For those employers in higher risk workplaces, the obvious questions are whether they would be justified to mandate vaccination and/or whether they would be justified in “moving on” an unvaccinated worker in its workforce (whether by termination of employment or redeployment into any available lower risk roles).

Either of these scenarios are problematic from an employment law perspective.

Would a direction to have a COVID-19 vaccination be lawful and reasonable? The case of Engineering Printing and Manufacturing Union v Air New Zealand is somewhat analogous. The full Employment Court considered the legality of a drug testing policy that Air New Zealand was introducing. Under the policy, employees would be asked to provide written consent to the drug test, but an employee refusing to do so or to undergo the test would face the same consequences as in other like situations where an instruction is refused. The Court accepted that the employer’s health and safety obligations made it reasonable for employers to discharge their duties by a variety of available practicable means, including drug testing in safety sensitive areas.

It was noted that a direction to take a drug test may be both lawful and reasonable and, if so, an employee cannot resist it on legal grounds. However, any disadvantage or dismissal that may ensue after a refusal is tested for lawfulness and reasonableness of the instruction as well as the fairness and reasonableness of the employer's actions in all the circumstances.

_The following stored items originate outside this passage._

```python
def _try_load() -> None:
    global _LIB, _LIB_ERR
    if _LIB is not None or _LIB_ERR is not None:
        return
    p = _so_path()
    if not p.exists():
        _LIB_ERR = f"{p} not built (run ps_pytorch_amd.ops.build or __graft_entry__.build())"
        return
    try:
        lib = ctypes.CDLL(str(p))
        lib.ps_fused_sgd.argtypes = [
            ctypes.c_void_p, ctypes.c_void_p, ctypes.c_void_p, ctypes.c_void_p,
            ctypes.c_long, ctypes.c_float, ctypes.c_float, ctypes.c_float,
            ctypes.c_float, ctypes.c_int, ctypes.c_int, ctypes.c_int, ctypes.c_void_p]
        lib.ps_pack_bf16.argtypes = [ctypes.c_void_p, ctypes.c_void_p,
                                     ctypes.c_long, ctypes.c_void_p]
        lib.ps_unpack_bf16.argtypes = [ctypes.c_void_p, ctypes.c_void_p,
                                       ctypes.c_long, ctypes.c_void_p]
        lib.ps_pack_q8.argtypes = [ctypes.c_void_p, ctypes.c_void_p,
                                   ctypes.c_long, ctypes.c_int, ctypes.c_void_p]
        lib.ps_pack_q8_ef.argtypes = [ctypes.c_void_p, ctypes.c_void_p,
                                      ctypes.c_void_p, ctypes.c_long,
                                      ctypes.c_int, ctypes.c_void_p]
        lib.ps_pack_bf16_ef.argtypes = [ctypes.c_void_p, ctypes.c_void_p,
                                        ctypes.c_void_p, ctypes.c_long,
                                        ctypes.c_void_p]
        lib.ps_unpack_q8.argtypes = [ctypes.c_void_p, ctypes.c_void_p,
                                     ctypes.c_long, ctypes.c_int, ctypes.c_void_p]
        lib.ps_acc.argtypes = [ctypes.c_void_p, ctypes.c_void_p,
                               ctypes.c_long, ctypes.c_int, ctypes.c_void_p]
        lib.ps_pack_topk_ef.argtypes = [ctypes.c_void_p] * 3 + [
            ctypes.c_long, ctypes.c_int, ctypes.c_int, ctypes.c_void_p]
        lib.ps_pack_topk_ef.restype = ctypes.c_int
        lib.ps_unpack_topk.argtypes = [ctypes.c_void_p, ctypes.c_void_p,
                                       ctypes.c_long, ctypes.c_int,
                                       ctypes.c_int, ctypes.c_void_p]
        lib.ps_unpack_topk.restype = ctypes.c_int
        lib.ps_fanin_reduce.argtypes = [
            ctypes.c_void_p, ctypes.POINTER(ctypes.c_void_p), ctypes.c_int,
            ctypes.c_int, ctypes.c_int, ctypes.c_long, ctypes.c_void_p]
        lib.ps_fanin_reduce.restype = ctypes.c_int
        lib.ps_fanin_sgd.argtypes = [ctypes.c_void_p] * 3 + [
            ctypes.c_int, ctypes.POINTER(ctypes.c_void_p), ctypes.c_int,
            ctypes.c_int, ctypes.c_int, ctypes.c_long] + [
            ctypes.c_float] * 4 + [ctypes.c_int, ctypes.c_void_p]
        lib.ps_fanin_sgd.restype = ctypes.c_int
        lib.ps_conv_fwd.argtypes = [ctypes.c_void_p] * 5 + [ctypes.c_int] * 11 + [ctypes.c_void_p]
        lib.ps_conv_dgrad.argtypes = [ctypes.c_void_p] * 4 + [ctypes.c_int] * 11 + [ctypes.c_void_p]
        lib.ps_conv_wgrad.argtypes = [ctypes.c_void_p] * 4 + [ctypes.c_int] * 12 + [ctypes.c_void_p]
        lib.ps_conv_wgrad_row_variant.argtypes = [ctypes.c_void_p] * 3 + [
            ctypes.c_int] * 9 + [ctypes.c_void_p]
        lib.ps_conv_wgrad_row_variant.restype = ctypes.c_int
        lib.ps_conv_bias_grad.argtypes = [ctypes.c_void_p] * 3 + [
            ctypes.c_long, ctypes.c_int, ctypes.c_void_p]
        lib.ps_wt_transpose.argtypes = [ctypes.c_void_p, ctypes.c_void_p,
                                        ctypes.c_int, ctypes.c_int, ctypes.c_void_p]
        lib.ps_fused_adam.argtypes = [ctypes.c_void_p] * 6 + [
            ctypes.c_long] + [ctypes.c_float] * 7 + [
            ctypes.c_int, ctypes.c_int, ctypes.c_void_p]
        lib.ps_bn_fwd.argtypes = [ctypes.c_void_p] * 13 + [
            ctypes.c_int,
            ctypes.c_long, ctypes.c_long, ctypes.c_float, ctypes.c_float,
            ctypes.c_int, ctypes.c_int, ctypes.c_int, ctypes.c_void_p]
        lib.ps_bn_bwd.argtypes = [ctypes.c_void_p] * 12 + [
            ctypes.c_long, ctypes.c_long, ctypes.c_int, ctypes.c_int,
            ctypes.c_void_p]
        lib.ps_softmax_ce_fwd.argtypes = [ctypes.c_void_p] * 5 + [
            ctypes.c_long, ctypes.c_int, ctypes.c_void_p]
        lib.ps_softmax_ce_bwd.argtypes = [ctypes.c_void_p] * 5 + [
            ctypes.c_long, ctypes.c_int, ctypes.c_void_p]
        lib.ps_ce_metrics.argtypes = [ctypes.c_void_p] * 5 + [
            ctypes.c_long] + [ctypes.c_int] * 6 + [ctypes.c_void_p]
        lib.ps_softmax_ce_fwd_metrics.argtypes = [ctypes.c_void_p] * 7 + [
            ctypes.c_long] + [ctypes.c_int] * 6 + [ctypes.c_void_p]
        lib.ps_maxpool_fwd.argtypes = [ctypes.c_void_p] * 3 + [
            ctypes.c_int] * 10 + [ctypes.c_void_p]
        lib.ps_maxpool_bwd.argtypes = [ctypes.c_void_p] * 3 + [
            ctypes.c_int] * 10 + [ctypes.c_void_p]
        lib.ps_gavgpool_fwd.argtypes = [ctypes.c_void_p] * 2 + [
            ctypes.c_int] * 3 + [ctypes.c_void_p]
        lib.ps_gavgpool_bwd.argtypes = [ctypes.c_void_p] * 2 + [
            ctypes.c_int] * 3 + [ctypes.c_void_p]
        lib.ps_pad4.argtypes = [ctypes.c_void_p, ctypes.c_void_p,
                                ctypes.c_long, ctypes.c_int, ctypes.c_void_p]
        lib.ps_padc.argtypes = [ctypes.c_void_p, ctypes.c_void_p,
                                ctypes.c_long, ctypes.c_int, ctypes.c_int,
                                ctypes.c_void_p]
        lib.ps_act_drop_fwd.argtypes = [ctypes.c_void_p] * 3 + [
            ctypes.c_long, ctypes.c_int, ctypes.c_int, ctypes.c_uint32,
            ctypes.c_float, ctypes.c_uint64, ctypes.c_uint32,
            ctypes.c_void_p, ctypes.c_void_p]
        lib.ps_act_drop_bwd.argtypes = [ctypes.c_void_p] * 3 + [
            ctypes.c_long, ctypes.c_int, ctypes.c_float, ctypes.c_void_p]
        lib.ps_rng_advance.argtypes = [ctypes.c_void_p, ctypes.c_void_p]
        lib.ps_augment_batch.argtypes = [ctypes.c_void_p] * 5 + [
            ctypes.c_long] + [ctypes.c_int] * 7 + [
            ctypes.POINTER(ctypes.c_float), ctypes.POINTER(ctypes.c_float),
            ctypes.c_uint64, ctypes.c_uint32, ctypes.c_void_p,
            ctypes.c_void_p]
        lib.ps_conv_fwd_f32.argtypes = [ctypes.c_void_p] * 4 + [ctypes.c_int] * 11 + [ctypes.c_void_p]
        lib.ps_conv_dgrad_f32.argtypes = [ctypes.c_void_p] * 4 + [ctypes.c_int] * 11 + [ctypes.c_void_p]
        lib.ps_conv_wgrad_f32.argtypes = [ctypes.c_void_p] * 4 + [ctypes.c_int] * 12 + [ctypes.c_void_p]
        lib.ps_conv_bias_grad_f32.argtypes = [ctypes.c_void_p] * 3 + [
            ctypes.c_long, ctypes.c_int, ctypes.c_void_p]
        lib.ps_softmax_ce_fwd_f32.argtypes = lib.ps_softmax_ce_fwd.argtypes
        lib.ps_softmax_ce_bwd_f32.argtypes = lib.ps_softmax_ce_bwd.argtypes
        lib.ps_ce_metrics_f32.argtypes = lib.ps_ce_metrics.argtypes
        lib.ps_softmax_ce_fwd_metrics_f32.argtypes = \
            lib.ps_softmax_ce_fwd_metrics.argtypes
        lib.ps_maxpool_fwd_f32.argtypes = lib.ps_maxpool_fwd.argtypes
        lib.ps_maxpool_bwd_f32.argtypes = lib.ps_maxpool_bwd.argtypes
        lib.ps_gavgpool_fwd_f32.argtypes = lib.ps_gavgpool_fwd.argtypes
        lib.ps_gavgpool_bwd_f32.argtypes = lib.ps_gavgpool_bwd.argtypes
        _LIB = lib
    except OSError as e:
        _LIB_ERR = str(e)


def lib_or_none() -> Optional[ctypes.CDLL]:
    _try_load()
    return _LIB


def require_lib() -> ctypes.CDLL:
    _try_load()
    if _LIB is None:
        raise RuntimeError(
            f"ps_pytorch_amd HIP extension unavailable on a GPU host: {_LIB_ERR}")
    return _LIB


def dtype_tag(dt: torch.dtype) -> int:
    try:
        return _DTYPE_TAG[dt]
    except KeyError:
# ... 9 lines not shown
```

ps_pytorch_amd/ops/kernels/conv.hip:

```cpp
#include "common.h"
#include <stdlib.h>

typedef __bf16 bf16x8_t __attribute__((ext_vector_type(8)));
typedef unsigned short ushort8_t __attribute__((ext_vector_type(8)));
typedef float f32x4_t __attribute__((ext_vector_type(4)));

#define MFMA_BF16(a, b, c) __builtin_amdgcn_mfma_f32_16x16x32_bf16(a, b, c, 0, 0, 0)

union V16 {
    uint4 u4;
    unsigned short us[8];
    bf16x8_t bv;
};

__device__ __forceinline__ V16 zero16() {
    V16 v; v.u4 = make_uint4(0, 0, 0, 0); return v;
}

template <bool AL>
__device__ __forceinline__ V16 load16(const unsigned short* src, int cc, int Cn) {
    V16 v;
    if constexpr (AL) {
        v.u4 = *(const uint4*)src;
    } else if (cc + 8 <= Cn) {
// ... 408 lines not shown
            int col = n0 + segc;
            f32x4_t a0 = *(const f32x4_t*)&sf[rl * TN + segc];
            f32x4_t a1 = *(const f32x4_t*)&sf[rl * TN + segc + 4];
            float v[8];
#pragma unroll
            for (int k2 = 0; k2 < 4; ++k2) { v[k2] = a0[k2]; v[4 + k2] = a1[k2]; }
            if (vec_ok && col + 8 <= Nout) {
                V16 o;
                if constexpr (ACCF) {
                    V16 cv = *(const V16*)&carry[om * Nout + col];
#pragma unroll
                    for (int k2 = 0; k2 < 8; ++k2)
                        v[k2] += bf16_to_f32(cv.us[k2]);
                }
#pragma unroll
                for (int k2 = 0; k2 < 8; ++k2) o.us[k2] = f32_to_bf16(v[k2]);
                if constexpr (STATS)
#pragma unroll
                    for (int k2 = 0; k2 < 8; ++k2) {
                        float rv = bf16_to_f32(o.us[k2]);
                        ssum[k2] += rv;
                        ssq[k2] += rv * rv;
                    }
                *(uint4*)&dst[om * Nout + col] = o.u4;
            } else {
                for (int k2 = 0; k2 < 8 && col + k2 < Nout; ++k2) {
                    float vv = v[k2];
                    if constexpr (ACCF)
                        vv += bf16_to_f32(carry[om * Nout + col + k2]);
                    unsigned short ov = f32_to_bf16(vv);
                    if constexpr (STATS) {
                        float rv = bf16_to_f32(ov);
                        ssum[k2] += rv;
                        ssq[k2] += rv * rv;
                    }
                    dst[om * Nout + col + k2] = ov;
                }
            }
        }
        if constexpr (STATS) {
            __syncthreads();
            float* sp = sf;
#pragma unroll
            for (int k2 = 0; k2 < 8; ++k2) {
                sp[(rl0 * SEG + t % SEG) * 8 + k2] = ssum[k2];
                sp[(RPP * SEG + rl0 * SEG + t % SEG) * 8 + k2] = ssq[k2];
            }
            __syncthreads();
            if (rl0 == 0) {
                for (int rr2 = 1; rr2 < RPP; ++rr2)
#pragma unroll
                    for (int k2 = 0; k2 < 8; ++k2) {
                        ssum[k2] += sp[(rr2 * SEG + t % SEG) * 8 + k2];
                        ssq[k2] += sp[(RPP * SEG + rr2 * SEG + t % SEG) * 8 + k2];
                    }
                float* dst2 = stats + tile_m * 2 * (long)Nout + n0 + segc;
                for (int k2 = 0; k2 < 8 && n0 + segc + k2 < Nout; ++k2) {
                    dst2[k2] = ssum[k2];
                    dst2[Nout + k2] = ssq[k2];
                }
            }
        }
    } else {
#pragma unroll
    for (int nj = 0; nj < NJ; ++nj) {
        int col = n0 + wn * (NJ * 16) + nj * 16 + fr;
        float bv = (!DGRAD && bias && col < Nout) ? bf16_to_f32(bias[col]) : 0.f;
#pragma unroll
        for (int mi = 0; mi < 4; ++mi)
#pragma unroll
        for (int e = 0; e < 4; ++e) {
            long om = m0 + wm * 64 + mi * 16 + fq * 4 + e;
            if (om < M && col < Nout) {
                float v = acc[mi][nj][e] + bv;
                if constexpr (ACCF)
                    v += bf16_to_f32(carry[om * Nout + col]);
                dst[om * Nout + col] = f32_to_bf16(v);
            }
        }
    }
    }
}

template <int TM, int TN, bool AL = true, int SWZM = 2, bool ACCF = false>
__global__ __launch_bounds__(256) void conv_dgrad2_kernel(
    const unsigned short* __restrict__ dout,
    const unsigned short* __restrict__ wgt,
    unsigned short* __restrict__ dx,
    const unsigned short* __restrict__ carry,
    int Nb, int H, int W, int C, int K, int P, int Q,
    int R, int S, int pad, int4 ends, int4 codes)
{
    int bx = blockIdx.x;
    int cls;
    if      (bx < ends.x) cls = 0;
    else if (bx < ends.y) { cls = 1; bx -= ends.x; }
    else if (bx < ends.z) { cls = 2; bx -= ends.y; }
    else                  { cls = 3; bx -= ends.z; }
    const int code = (cls == 0) ? codes.x : (cls == 1) ? codes.y
                     : (cls == 2) ? codes.z : codes.w;
    const int hp = code >> 1, wp = code & 1;
    const int Hc = (H - hp + 1) >> 1, Wc = (W - wp + 1) >> 1;
    __shared__ __attribute__((aligned(16))) FwdLds<TM, TN> lds;
    constexpr int SWZ = SWZM;
    constexpr int AR = TM / 32;
    constexpr int BR = TN / 32;
    const long M = (long)Nb * Hc * Wc;
    const int tiles_n = (C + TN - 1) / TN;
    const long m0 = (bx / tiles_n) * (long)TM;
    const int n0 = (bx % tiles_n) * TN;
    const int t = threadIdx.x;
    const int trow = t >> 3;
    const int cc8 = (t & 7) * 8;

    const int r0 = (hp + pad) & 1, s0 = (wp + pad) & 1;
    const int nr = (R > r0) ? ((R - r0 + 1) >> 1) : 0;
    const int ns = (S > s0) ? ((S - s0 + 1) >> 1) : 0;

    const unsigned short* pA[AR];
    unsigned int vm[AR];
#pragma unroll
    for (int rr = 0; rr < AR; ++rr) {
        long m = m0 + trow + 32 * rr;
        pA[rr] = dout; vm[rr] = 0;
        if (m < M) {
            int n = (int)(m / ((long)Hc * Wc)); int rem = (int)(m % ((long)Hc * Wc));
            int h = hp + 2 * (rem / Wc), w = wp + 2 * (rem % Wc);
            int p1 = (h + pad - r0) >> 1, q1 = (w + pad - s0) >> 1;
            pA[rr] = dout + (long)n * P * Q * K + ((long)p1 * Q + q1) * K + cc8;
            unsigned int msk = 0;
            for (int ri = 0; ri < nr; ++ri)
                for (int si = 0; si < ns; ++si)
                    if (p1 - ri >= 0 && p1 - ri < P
                        && q1 - si >= 0 && q1 - si < Q)
                        msk |= 1u << (ri * ns + si);
            vm[rr] = msk;
        }
    }

    constexpr int WGM = TM / 64;
    constexpr int WGN = 4 / WGM;
    constexpr int NJ = TN / WGN / 16;
    const int lane = t & 63, wid = t >> 6;
    const int wm = (WGN == 1) ? wid : (wid >> 1);
    const int wn = (WGN == 1) ? 0 : (wid & 1);
    const int fr = lane & 15, fq = lane >> 4;
    f32x4_t acc[4][NJ];
#pragma unroll
    for (int i = 0; i < 4; ++i)
#pragma unroll
        for (int j = 0; j < NJ; ++j) acc[i][j] = {0.f, 0.f, 0.f, 0.f};

    const int KC = (K + 63) >> 6;
    const int KCm1 = (KC - 1) * 64;
    const int nsteps = nr * ns * KC;
    int lsi = 0, lkc = 0;
    V16 areg[AR], breg[BR];

    const unsigned short* pB[BR];
    bool colv[BR];
#pragma unroll
    for (int rr = 0; rr < BR; ++rr) {
        int col = n0 + trow + 32 * rr;
        colv[rr] = col < C;
        pB[rr] = wgt + (((long)(r0 * S + s0) * C) + (colv[rr] ? col : 0))
                 * (long)K + cc8;
// ... 498 lines not shown
#pragma unroll
            for (int mi = 0; mi < MI; ++mi)
#pragma unroll
                for (int nj = 0; nj < 2; ++nj)
                    acc[s][mi][nj] = MFMA_BF16(a[mi].v, bf[nj].v,
                                               acc[s][mi][nj]);
        }
    };

    load_step();
    write_lds(0);
    if (nsteps > 1) load_step();
    __syncthreads();
    int it = 0;
    for (; it + 3 < nsteps; it += 2) {
        write_lds(1);
        load_step();
        mfma_step(0);
        __syncthreads();
        write_lds(0);
        load_step();
        mfma_step(1);
        __syncthreads();
    }
    const int rem = nsteps - it;
    if (rem >= 2) {
        write_lds(1);
        if (rem >= 3) load_step();
    }
    if (rem >= 1) mfma_step(0);
    if (rem >= 2) {
        __syncthreads();
        if (rem >= 3) write_lds(0);
        mfma_step(1);
    }
    if (rem >= 3) {
        __syncthreads();
        mfma_step(0);
    }

    const int RSC = 9 * C;
    float* dstp = partial + (long)sid * K * RSC;
#pragma unroll
    for (int s = 0; s < 3; ++s)
#pragma unroll
    for (int mi = 0; mi < MI; ++mi)
#pragma unroll
    for (int nj = 0; nj < 2; ++nj)
#pragma unroll
    for (int e = 0; e < 4; ++e) {
        int k = k0 + wm * (MI * 16) + mi * 16 + fq * 4 + e;
        int c = c0 + wn * 32 + nj * 16 + fr;
        if (k < K && c < C)
            dstp[(long)k * RSC + (r * 3 + s) * C + c] = acc[s][mi][nj][e];
    }
}


__device__ __forceinline__ int wrho(int e) {
    return (((e >> 1) & 1) + ((e >> 3) & 1) * 2) << 1;
}

#define WG_RING_NST 4

struct WgRingStage {
    unsigned short A[32][64];
    unsigned short B[64][64];
};

__device__ __forceinline__ void wg_ring_dma3(
    const void* g0, const void* g1, const void* g2,
    unsigned l0, unsigned l1, unsigned l2)
{
    unsigned keep;
    asm volatile(
        "s_mov_b32 %0, m0\n\t"
        "s_mov_b32 m0, %4\n\ts_nop 0\n\tglobal_load_lds_dwordx4 %1, off\n\t"
        "s_mov_b32 m0, %5\n\ts_nop 0\n\tglobal_load_lds_dwordx4 %2, off\n\t"
        "s_mov_b32 m0, %6\n\ts_nop 0\n\tglobal_load_lds_dwordx4 %3, off\n\t"
        "s_mov_b32 m0, %0"
        : "=&s"(keep)
        : "v"(g0), "v"(g1), "v"(g2), "s"(l0), "s"(l1), "s"(l2)
        : "memory");
}

template <int N>
__device__ __forceinline__ void wg_ring_sync() {
    asm volatile("s_waitcnt vmcnt(%0)\n\ts_waitcnt lgkmcnt(0)\n\ts_barrier"
                 :: "i"(N) : "memory");
}
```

The Court went further to say that employees may have good reasons for either refusing drug tests or for returning positive tests that will mean that in spite of the direction to take the test being a lawful and reasonable instruction, such employees are not to be unjustifiably disadvantaged or dismissed in all the circumstances.

It is likely that in the context of vaccinations, which are an invasive procedure, there will be stronger and more ‘good reasons’ to refuse than there are reasons to refuse drug testing. As such, it may be more difficult to show that taking disciplinary action (either dismissing the employee or moving the employee into a less risky role) against an employee who refuses to get a vaccination is fair and reasonable.

The same issues arise in the situation where the employer does not require the employee to be vaccinated but uses the fact that the worker is unvaccinated as the reason to justify dismissing the worker or moving the worked into a less risky role (the Prime Minister’s so called “moving on”). The employer’s actions will be tested for lawfulness as well as the fairness and reasonableness of the employer's actions in all the circumstances.


The Government has said that it will not make COVID-19 vaccinations mandatory. That places some employers in an unenviable position.

Employers in areas of higher risk in relation to COVID-19 should get legal advice on their risks if they do not take reasonable precautions to protect their workforce or visitors to their workplace from the potential risks of unvaccinated workers. They will need to balance that analysis against the potential risks from either mandating COVID-19 vaccination and/or “moving on” workers.